Great Crested Grebe
The Great Crested Grebe, Podiceps cristatus, is a member of the grebe family of water birds.
The Great Crested Grebe is 46–51 centimetres (18–20 in) long with a 59–73 centimetres (23–29 in) wingspan. It is an excellent swimmer and diver, and pursues its fish prey underwater. The adults are unmistakable in summer with head and neck decorations. In winter, this is whiter than most grebes, with white above the eye, and a pink bill. It is the largest European grebe.
The young are remarkable because their heads are striped black and white, much like zebras. They lose these markings when they become adults.
The Great Crested Grebe breeds in vegetated areas of freshwater lakes. The subspecies P. c. cristatus is found across Europe and Asia. It is resident in the milder west of its range, but migrates from the colder regions. It winters on freshwater lakes and reservoirs or the coast. The African subspecies P. c. infuscatus and the Australasian subspecies P. c. australis are mainly sedentary.

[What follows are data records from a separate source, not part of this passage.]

po_status chain_state(po_handle* h, uint32_t n_tiles, po::ChainState** out, hipStream_t on, bool streamed = false) {
    const size_t need = po::chain_state_bytes(n_tiles);
    if (need > h->d_chain_state.cap) {
        PO_TRY(ensure(h, h->d_chain_state, std::max<size_t>(need * 2, 1u << 16), 1.0, true, streamed));
        HIP_TRY(h, hipMemsetAsync(h->d_chain_state.p, 0, h->d_chain_state.cap, on));
    }
    *out = h->d_chain_state.as<po::ChainState>();
    return PO_OK;
}

template <typename T>
po_status prefix_sum(po_handle* h, const T* in, uint64_t n, uint32_t* out, volatile uint64_t* total_host,
                     const uint64_t* also_src = nullptr, volatile uint64_t* also_host = nullptr, const uint32_t* extra = nullptr,
                     hipStream_t on = nullptr, uint64_t* total_dev_at = nullptr, const OverlapArgs& a = OverlapArgs()) {
    *total_host = 0;
    if (n == 0) return PO_OK;
    const hipStream_t ps = on ? on : h->stream;
    const uint32_t nblocks = cdiv(n, po::PS_TILE);
    uint64_t* total_dev = total_dev_at ? total_dev_at : h->d_scalars.as<uint64_t>();
    uint64_t* total_mapped = h->pinned_dev + (const_cast<uint64_t*>(total_host) - h->pinned);
    uint64_t* also_mapped = also_host ? h->pinned_dev + (const_cast<uint64_t*>(also_host) - h->pinned) : nullptr;
    if (nblocks <= 64 && !getenv("PHASM_PS_CLASSIC")) {

        po::ChainState* cs = nullptr;
        PO_TRY(chain_state(h, nblocks, &cs, ps, a.streamed));
        hipLaunchKernelGGL(po::k_ps_chain<T>, dim3(nblocks), dim3(po::PS_BLOCK), 0, ps, const_cast<T*>(in), extra, n, out, cs,
                           nblocks, total_dev, total_mapped, also_src, also_mapped);
        HIP_TRY(h, hipGetLastError());
        return PO_OK;
    }
    if (extra) {
        hipLaunchKernelGGL(po::k_add_extra, dim3(cdiv(n, 256)), dim3(256), 0, ps, const_cast<uint32_t*>(reinterpret_cast<const uint32_t*>(in)),
                           extra, 0u, (uint32_t)n);
    }
    PO_TRY(ensure_piece(h, h->d_ps_blocks, (size_t)nblocks * 8, a));
    uint64_t* blocks = h->d_ps_blocks.as<uint64_t>();
    hipLaunchKernelGGL(po::k_ps_reduce<T>, dim3(nblocks), dim3(po::PS_BLOCK), 0, ps, in, n, blocks);
    hipLaunchKernelGGL(po::k_ps_spine, dim3(1), dim3(1024), 0, ps, blocks, nblocks, total_dev, total_mapped, also_src, also_mapped);
    hipLaunchKernelGGL(po::k_ps_down<T>, dim3(nblocks), dim3(po::PS_BLOCK), 0, ps, in, n, blocks, out);
    HIP_TRY(h, hipGetLastError());
    return PO_OK;
}

po_status prefix_sum_small(po_handle* h, uint32_t* in, const uint32_t* extra, uint32_t n, uint32_t* out, volatile uint64_t* total_host,
                           const uint64_t* also_src, volatile uint64_t* also_host, hipStream_t on = nullptr, uint64_t* total_dev_at = nullptr) {
    *total_host = 0;
    if (n == 0) return PO_OK;
    const hipStream_t ps = on ? on : h->stream;
    uint64_t* total_dev = total_dev_at ? total_dev_at : h->d_scalars.as<uint64_t>();
    uint64_t* total_mapped = h->pinned_dev + (const_cast<uint64_t*>(total_host) - h->pinned);
    uint64_t* also_mapped = also_host ? h->pinned_dev + (const_cast<uint64_t*>(also_host) - h->pinned) : nullptr;
    hipLaunchKernelGGL(po::k_ps_small, dim3(1), dim3(1024), 0, ps, in, extra, n, out, total_dev, total_mapped,
                       also_src, also_mapped);
    HIP_TRY(h, hipGetLastError());
    return PO_OK;
}

void stage_times(po_stats& S, hipEvent_t* ev, bool ver_timed, bool full, bool pairs = true) {
    if (!full && !pairs) {
        S.ms_index = S.ms_scan_count = S.ms_scan_fill = S.ms_verify = S.ms_select = S.ms_emit = 0.f;
        S.ms_total = S.ms_scan_probe = S.ms_verify_kernel = 0.f;
        return;
    }
    if (!full) {
        S.ms_index = S.ms_scan_count = S.ms_scan_fill = S.ms_verify = S.ms_select = S.ms_emit = 0.f;
        (void)hipEventElapsedTime(&S.ms_total, ev[EV_START], ev[EV_EMIT]);
        (void)hipEventElapsedTime(&S.ms_scan_probe, ev[EV_PROBE0], ev[EV_PROBE1]);
        S.ms_verify_kernel = 0.f;
        if (ver_timed) (void)hipEventElapsedTime(&S.ms_verify_kernel, ev[EV_VER0], ev[EV_VER1]);
        return;
    }
    (void)hipEventElapsedTime(&S.ms_index, ev[EV_START], ev[EV_INDEX]);
    (void)hipEventElapsedTime(&S.ms_scan_count, ev[EV_INDEX], ev[EV_COUNT]);
    (void)hipEventElapsedTime(&S.ms_scan_fill, ev[EV_COUNT], ev[EV_FILL]);
    (void)hipEventElapsedTime(&S.ms_verify, ev[EV_FILL], ev[EV_VERIFY]);
    (void)hipEventElapsedTime(&S.ms_select, ev[EV_VERIFY], ev[EV_SELECT]);
    (void)hipEventElapsedTime(&S.ms_emit, ev[EV_SELECT], ev[EV_EMIT]);
    (void)hipEventElapsedTime(&S.ms_total, ev[EV_START], ev[EV_EMIT]);
    (void)hipEventElapsedTime(&S.ms_scan_probe, ev[EV_PROBE0], ev[EV_PROBE1]);
    S.ms_verify_kernel = 0.f;
    if (ver_timed) (void)hipEventElapsedTime(&S.ms_verify_kernel, ev[EV_VER0], ev[EV_VER1]);
}

uint64_t close_stats(po_handle* h, po_stats& S, int rows_at, int cnt_at, hipEvent_t* ev, bool ver_timed, bool full, bool pairs) {
    const uint64_t n_rows = rows_at < 0 ? 0 : h->pinned[rows_at];
    S.n_rows = n_rows;
    S.n_verified = h->pinned[cnt_at];
    S.sum_overlap_bases = h->pinned[cnt_at + 1];
    S.verify_bytes_algo = h->pinned[cnt_at + 2];
    S.verify_bytes_exec = h->pinned[cnt_at + 3];
    stage_times(S, ev, ver_timed, full, pairs);
    return n_rows;
}

uint64_t finish_piece(po_handle* h, bool* needs_classic) {
    po_handle::Pending& P = h->st_pend;
    *needs_classic = P.tail && h->pinned[P.zone + 7] != 0;
    if (P.cap_c) {
        P.S.n_candidates = h->pinned[P.zone + 8];
        if (P.S.n_candidates > P.cap_c) *needs_classic = true;
    }
    P.valid = false;
    return close_stats(h, P.S, P.tail ? P.zone : 2, P.tail ? P.zone + 1 : 4, P.ev, P.ver_timed, P.full_events, P.pair_events);
}

struct OverlapSwitches {
    const char* index = getenv("PHASM_INDEX");
    const char* wide_window = getenv("PHASM_WIDE_WINDOW");
    const char* table_mult = getenv("PHASM_TABLE_MULT");
    const char* scan_waves = getenv("PHASM_SCAN_WAVES");
    const char* pred_scale = getenv("PHASM_PRED_SCALE");
    const char* verify_order = getenv("PHASM_VERIFY_ORDER");
    const char* verify_staged = getenv("PHASM_VERIFY_STAGED");
    const char* dp_kernel = getenv("PHASM_DP_KERNEL");
    const char* dp_kernel_soft = getenv("PHASM_DP_KERNEL_SOFT");
    const char* dp_sort = getenv("PHASM_DP_SORT");
    const bool no_index_reuse = getenv("PHASM_NO_INDEX_REUSE") != nullptr;
    const bool debug_left = getenv("PHASM_DEBUG_LEFT") != nullptr;
    const bool piece_reset = getenv("PHASM_PIECE_RESET") != nullptr;
    const bool sync_count = getenv("PHASM_SYNC_COUNT") != nullptr;
    const bool tail_classic = getenv("PHASM_TAIL_CLASSIC") != nullptr;
    const bool select_kernel = getenv("PHASM_SELECT_KERNEL") != nullptr;
    const bool compact_sync = getenv("PHASM_COMPACT_SYNC") != nullptr;
    const int phase_events = phase_events_env();
};

struct IndexFlavour {
    bool wide;
    uint32_t ww;
};
IndexFlavour index_flavour(po_handle* h, uint32_t m, bool streamed, uint32_t lead, const OverlapSwitches& sw, bool inexact = false) {
    const uint32_t W = 64 / h->bits;
    bool wide = count_eligible(h, m) > 160000 && m >= 2 * W - 1;
    if (sw.index) {
        if (!strcmp(sw.index, "wide")) wide = m >= 2 * W - 1;
        if (!strcmp(sw.index, "narrow")) wide = false;
    }
    if (inexact) wide = false;
    uint32_t ww = 1;
    if (wide && h->bits == 2) {
        ww = m >= W * 16 + W - 1 ? 16u : m >= W * 4 + W - 1 ? 4u : 1u;
        if (streamed) ww = (ww >= 4 && lead >= LEAD_WORDS) ? 4u : 1u;
        if (sw.wide_window) {
            const uint32_t v = (uint32_t)atoi(sw.wide_window);
            if ((v == 1 || v == 4 || v == 16) && v <= ww) ww = v;
        }
    }
    return {wide, ww};
}

po_status take_row_buffer(po_handle* h, po_result* res, bool rows_late, uint64_t n_rows, uint64_t worst_rows, bool streamed = false) {
    if (rows_late || (h->spare_rows.cap >= n_rows * sizeof(po_row) && h->spare_rows.p)) {
        res->d_rows = h->spare_rows;
        h->spare_rows = DevBuf();
    } else {
        h->spare_rows.release();
    }
    if (rows_late) return PO_OK;
    const size_t exact = n_rows * sizeof(po_row);
    size_t roomy = worst_rows * sizeof(po_row) <= (2ull << 30) ? (size_t)(worst_rows * sizeof(po_row)) : 0;
    if (roomy && streamed) roomy += 4096 * sizeof(po_row);
    return ensure(h, res->d_rows, std::max<size_t>(std::max(exact, roomy), 256), 1.0, false, streamed);
}

template <int BITS>
struct OverlapCall {
    static constexpr uint32_t W = 64 / BITS;
    po_handle* const h;
    const OverlapArgs& a;
    po_result* const res;
    const OverlapSwitches sw;
    const hipStream_t st;
    po_stats& S;

    uint32_t n = 0, m = 1, K = 1;
    uint64_t kmask = 0;
    uint32_t paired = 0, paired_ver = 0, dpE = 0, dpW = 0;
    uint32_t r_begin = 0, r_end = 0, tile_begin = 0, tile_end = 0, ntiles = 0;
    uint64_t n_elig = 0;
    bool wide = false;
    uint32_t ww = 1;
    bool slice_build = false;
    bool ext_idx = false;
    bool own_lists = false;
    uint32_t tbits = 10, nslots = 0, bloom_log2 = 13;
    size_t bloom_bytes = 0, n_entries = 0, chain_elem = 4;
    bool phase_events = true;
    bool pair_events = true;
    bool reuse_index = false, fold_clear = false;
    uint32_t scan_waves = 0, scan_grid = 0;
    bool self_clean = false;
    bool sel_in_verify = false, staged = false, dp_lanes = false, dp_bitvec = false;
    int zone = 64;

    const uint64_t* words = nullptr;
    const uint64_t* woff = nullptr;
    const uint32_t* len = nullptr;
    po::Slot* table = nullptr;
    uint32_t *slot_cnt = nullptr, *slot_cur = nullptr, *slot_start = nullptr, *read_slot = nullptr, *chain = nullptr;
    uint32_t *bloom = nullptr, *selfrep = nullptr, *tile_off_p = nullptr, *n_long = nullptr;
    unsigned long long* scalars = nullptr;
    uint32_t* n_deferred = nullptr;

    po::ScanArgs A = {};
    po::WideArgs WA = {};
    uint32_t cap_c = 0;
    bool async_count = false, pred_order = true;
    po::CandGuard G = {nullptr, 0u};
    uint64_t n_cand64 = 0, worst_rows = 0;
    uint32_t n_cand = 0, n_selfrep_reads = 0;
    bool use_order = false, defer_needed = false;
    bool ver_timed = false;
    bool compact_tail = false, can_tail = false;
    bool rows_late = false;
    bool cands_late = false, cands_ext = false;
    uint64_t cands_cap = 0;
    bool used_tail = false;
    int tail_zone = 48;

    OverlapCall(po_handle* h_, const OverlapArgs& a_, po_result* res_) : h(h_), a(a_), res(res_), st(h_->stream), S(h_->stats) {}

    po_status ws(DevBuf& b, size_t bytes, bool arena_ok = true) { return ensure(h, b, bytes, 1.0, arena_ok, a.streamed); }
    po_status ws_piece(DevBuf& b, size_t bytes) { return ensure_piece(h, b, bytes, a); }
    template <typename T>
    po_status prefix(const T* in, uint64_t count, uint32_t* out, volatile uint64_t* total_host) {
        return prefix_sum<T>(h, in, count, out, total_host, nullptr, nullptr, nullptr, nullptr, nullptr, a);
    }

    po_status plan(bool* done) {
        *done = true;
        n = (uint32_t)h->len.size();
        m = a.min_length ? a.min_length : 1;
        K = m < W ? m : W;
        kmask = K * BITS >= 64 ? ~0ull : ((1ull << (K * BITS)) - 1ull);
        const float keep_upload = S.ms_upload;
        S = po_stats();
        S.ms_upload = keep_upload;
        S.upload_bytes = h->upload_bytes;
        S.bits_per_base = BITS;
        S.kmer = K;
        S.n_reads = n;
        S.total_bases = h->total_bases;
        dpE = a.dp ? a.dp_E : 0u;
        dpW = a.dp && a.dp_E ? a.dp_W : 0u;
        paired = (BITS == 2 && h->paired && dpE == 0) ? (a.streamed ? po::PAIRED_STREAM_ALL : a.nshards > 1 ? 2u : 1u) : 0u;
        paired_ver = a.streamed ? po::paired_stream(a.r_end) : paired;
        if (a.streamed && (!paired || a.want_cands)) return fail(h, PO_ERR_INVALID, "streamed step without strand pairs");
        S.paired = paired ? 1u : 0u;
        S.max_diff = dpE;
        S.band = dpW;
        if (a.dp && dpE && a.want_cands) return fail(h, PO_ERR_INVALID, "the candidate (multi-GPU) form has no inexact mode");
        if (a.dp && dpE && BITS == 2 && !h->exc_pos.empty())
            return fail(h, PO_ERR_INVALID, "po_overlaps_ex with max_diff > 0 needs pure upper-case ACGT reads (or the 8-bit representation)");

        r_end = n;
        S.shard_bases = h->total_bases;
        if (a.streamed) {
            r_begin = a.r_begin;
            r_end = a.r_end;
            S.shard_bases = 0;
            for (uint32_t r = r_begin; r < r_end; ++r) S.shard_bases += h->len[r];
        } else if (a.nshards > 1) {
            shard_range(h, a.shard, a.nshards, &r_begin, &r_end, &S.shard_bases);
        }
        tile_begin = h->h_read_tile0[r_begin];
        tile_end = h->h_read_tile0[r_end];
        ntiles = tile_end - tile_begin;
        S.n_tiles = ntiles;

        n_elig = count_eligible(h, m);
        S.n_eligible = n_elig;
        res->count = 0;
        if (n == 0 || n_elig == 0 || ntiles == 0) return PO_OK;
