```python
def dtype_code(torch_dtype, single_task: bool = False) -> int:
    import torch
    if torch_dtype == torch.float32:
        return DLSIM_F32
    if torch_dtype == torch.bfloat16:
        return DLSIM_BF16
    if torch_dtype == torch.float16:
        return DLSIM_F16
    if torch_dtype == torch.float64:
        if single_task:
            return DLSIM_F64
        raise TypeError("float64 parameters are reduced one task at a time (dlsim_wreduce_f64); "
                        "this entry point takes float32, bfloat16 and float16")
    raise TypeError(f"aggregation supports float32, bfloat16, float16 and float64 parameters, got {torch_dtype}")


def _stream_handle(device, stream) -> Optional[int]:
    import torch
    if stream is not None:
        return stream.cuda_stream
# ... 1127 lines not shown
```

include/dlsim.h:

```cpp
#ifndef DLSIM_H_
#define DLSIM_H_

#include <stddef.h>
#include <stdint.h>

#ifdef __cplusplus
extern "C" {
#endif

enum dlsim_dtype {
  DLSIM_F32 = 0,
  DLSIM_BF16 = 1,
  DLSIM_F16 = 2,
  DLSIM_F64 = 3
};

enum dlsim_mode {
  DLSIM_EXACT = 0,
  DLSIM_FAST = 1
};

#define DLSIM_OK 0
#define DLSIM_E_ARG (-1)
#define DLSIM_E_DTYPE (-2)
// ... 147 lines not shown
int dlsim_robust_batch_geometry(int n, int dtype, size_t* tile_elems, int* max_tasks, int* max_ptrs);

int dlsim_robust_reduce_tensors_batched(const void* const* d_inputs, int n, int t, const size_t* n_elems,
                                        const size_t* out_off_bytes, int lo, int hi, void* d_out, int dtype,
                                        void* stream);

int dlsim_robust_nearest_reduce(const void* const* d_inputs, int n, int keep, void* d_out, size_t n_elems, int dtype,
                                void* stream);

int dlsim_robust_nearest_reduce_tensors(const void* const* d_inputs, int n, int t, const size_t* n_elems,
                                        const size_t* out_off_bytes, int keep, void* d_out, int dtype, void* stream);

#define DLSIM_MAX_PAIRDIST_INPUTS 32
int dlsim_pairwise_sqdist(const void* const* d_inputs, int n, size_t n_elems, int dtype, double* d_d2, int accumulate,
                          void* stream);

int dlsim_pairwise_sqdist_tensors(const void* const* d_inputs, int n, int t, const size_t* n_elems, int dtype,
                                  double* d_d2, int accumulate, void* stream);

int dlsim_pairdist_geometry(int n, int dtype, size_t n_elems, size_t* tile_elems, unsigned* blocks);

#define DLSIM_PAIRDIST_BATCH_MAX_SEGMENTS 32
#define DLSIM_PAIRDIST_BATCH_MAX_PTRS 192
int dlsim_pairwise_sqdist_batched(int b, const int* fan_in, const int* n_tensors, const void* const* d_inputs,
                                  const size_t* n_elems, int dtype, double* const* d_d2, int accumulate, void* stream);

int dlsim_pairdist_batch_geometry(int n, int dtype, int* max_segments, int* max_ptrs);

#define DLSIM_MAX_REDUCEDIST_INPUTS 32
int dlsim_wreduce_dist(const void* const* d_inputs, int n, const double* h_weights, void* d_out, size_t n_elems,
                       int dtype, double* d_d2, int accumulate, void* stream);

int dlsim_wreduce_dist_tensors(const void* const* d_inputs, int n, int t, const size_t* n_elems,
                               const size_t* out_off_bytes, const double* h_weights, void* d_out, int dtype,
                               double* d_d2, int accumulate, void* stream);

int dlsim_reducedist_geometry(int n, int dtype, size_t n_elems, size_t* tile_elems, unsigned* blocks);

#define DLSIM_REDUCEDIST_BATCH_MAX_SEGMENTS 32
int dlsim_wreduce_dist_batched(int b, const int* fan_in, const int* n_tensors, const void* const* d_inputs,
                               const size_t* n_elems, const size_t* out_off_bytes, const double* h_weights,
                               void* const* d_out, int dtype, double* const* d_d2, int accumulate, void* stream);

int dlsim_reducedist_batch_geometry(int n, int dtype, int* max_segments, int* max_ptrs);

#define DLSIM_ALLOC_CONTIGUOUS 1
int dlsim_device_alloc(size_t nbytes, int flags, void** d_out, int* contiguous);
int dlsim_device_free(void* d_ptr);

void* dlsim_pool_alloc(size_t nbytes, int device, void* stream);
void dlsim_pool_free(void* d_ptr, size_t nbytes, int device, void* stream);
void dlsim_pool_stats(unsigned long long* contiguous, unsigned long long* fallback, unsigned long long* live_bytes);

const char* dlsim_kernel_name(int n, size_t n_elems, int dtype, int mode);

const char* dlsim_last_error(void);

int dlsim_version(void);

#ifdef __cplusplus
}
#endif

#endif
```

Measured before the change: 6655.

## Add batched deferred-row reduce kernel for mid-size f32 exact multi-task batches

```diff
diff --git a/decentralized-learning-simulator_amd/csrc/dispatch.hpp b/decentralized-learning-simulator_amd/csrc/dispatch.hpp
--- a/decentralized-learning-simulator_amd/csrc/dispatch.hpp
+++ b/decentralized-learning-simulator_amd/csrc/dispatch.hpp
@@ -425,6 +425,70 @@
   return launch_batch_nf<Op, 0, 4>(s, blocks, st);
 }
 
+constexpr int kBatchDeferMinFanIn = 3, kBatchDeferMaxFanIn = 10, kBatchDeferRMin = 4, kBatchDeferRMax = 24;
+constexpr size_t kBatchDeferMinTaskBytes = 4000000;
+inline int batch_defer_switch() {
+  static const int v = [] {
+    const char* e = dlsim::ab_getenv("DLSIM_BATCH_DEFER");
+    return e ? std::atoi(e) : -1;
+  }();
+  return v;
+}
+inline bool batch_defer_forced() { return batch_defer_switch() > 0; }
+template <class Op> bool batch_defer_fan_in(int n) {
+  return std::is_same<Op, dlsim::F32Exact>::value && batch_defer_switch() != 0 && n >= kBatchDeferMinFanIn &&
+         n <= kBatchDeferMaxFanIn;
+}
+template <class Op> bool batch_defer_task_size(int n, size_t nelem) {
+  if (nelem == 0 || nelem * Op::kBytes > kMaxLaunchOutBytes) return false;
+  return batch_defer_forced() || (nelem * Op::kBytes >= kBatchDeferMinTaskBytes && !use_defer<Op>(n, nelem));
+}
+inline size_t batch_defer_blocks(const dlsim::BatchSlots& s, size_t R) {
+  size_t b = 0;
+  for (int t = 0; t < s.ntasks; ++t) {
+    const size_t rows = (s.nvec[t] + dlsim::kDeferBlock - 1) / dlsim::kDeferBlock;
+    b += rows ? (rows + R - 1) / R : 1;
+  }
+  return b;
+}
+inline int batch_defer_rows(const dlsim::BatchSlots& s, size_t cus) {
+  const int sw = batch_defer_switch();
+  if (sw >= kBatchDeferRMin) return std::min(sw, kBatchDeferRMax) & ~1;
+  for (int R = kBatchDeferRMin; R <= kBatchDeferRMax; R += 2)
+    if (batch_defer_blocks(s, static_cast<size_t>(R)) <= cus) return R;
+  int best = kBatchDeferRMax;
+  double best_cost = 1e300;
+  for (int R = kBatchDeferRMax / 2; R <= kBatchDeferRMax; R += 2) {
+    const double w = static_cast<double>(batch_defer_blocks(s, static_cast<size_t>(R))) / static_cast<double>(cus);
+    const double full = std::floor(w), x = w - full;
+    const double cost = R * (full + (x > 0 ? std::max(x, 0.38 + 0.45 * x) : 0.0)) + 0.1 * std::ceil(w);
+    if (cost < best_cost - 1e-9) {
+      best_cost = cost;
+      best = R;
+    }
+  }
+  return best;
+}
+hipError_t launch_batch_defer_f32(const dlsim::BatchSlots& s, int nf, int R, uint32_t bpt, unsigned blocks,
+                                  hipStream_t st);
+unsigned long long batch_defer_launch_count();
+inline hipError_t launch_batch_defer(dlsim::BatchSlots& s, int nf, hipStream_t st) {
+  const int R = batch_defer_rows(s, static_cast<size_t>(device_cus()));
+  uint32_t blocks = 0, bpt = 0;
+  for (int t = 0; t < s.ntasks; ++t) {
+    const size_t rows = (s.nvec[t] + dlsim::kDeferBlock - 1) / dlsim::kDeferBlock;
+    const uint32_t tb = static_cast<uint32_t>(rows ? (rows + R - 1) / R : 1);
+    s.block_start[t] = blocks;
+    s.ptr_off[t] = static_cast<uint32_t>(t * nf);
+    s.fan_in[t] = static_cast<uint32_t>(nf);
+    s.div[t] = 1.0f;
+    bpt = t == 0 ? tb : (bpt == tb ? tb : 0);
+    blocks += tb;
+  }
+  s.block_start[s.ntasks] = blocks;
+  return launch_batch_defer_f32(s, nf, R, bpt, blocks, st);
+}
+
 template <class Op>
 int run_batched(int b, const int* fan_in, const void* const* in, const float* w, void* const* outs,
                 const size_t* nelem, hipStream_t st, const float* divs = nullptr) {
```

The Great Crested Grebe has an elaborate mating display. Like all grebes, it nests on the water's edge, since its legs are set relatively far back and it is thus unable to walk very well. Usually two eggs are laid, and the fluffy, striped young grebe are often carried on the adult's back. In a clutch of two or more hatchlings, male and female grebes will each identify their 'favourites', which they alone will care for and teach
Unusually, young grebes are capable of swimming and diving almost at hatching. The adults teach these skills to their young by carrying them on their back and diving, leaving the chicks to float on the surface; they then re-emerge a few feet away so that the chicks may swim back onto them.
The Crested Grebe feeds mainly on fish, but also little crustaceans, insects and small frogs.
This species was hunted almost to extinction in the United Kingdom in the 19th century for its head plumes, which were used to decorate hats and ladies' undergarments. The RSPB was set up to help protect this species, which is again a common sight.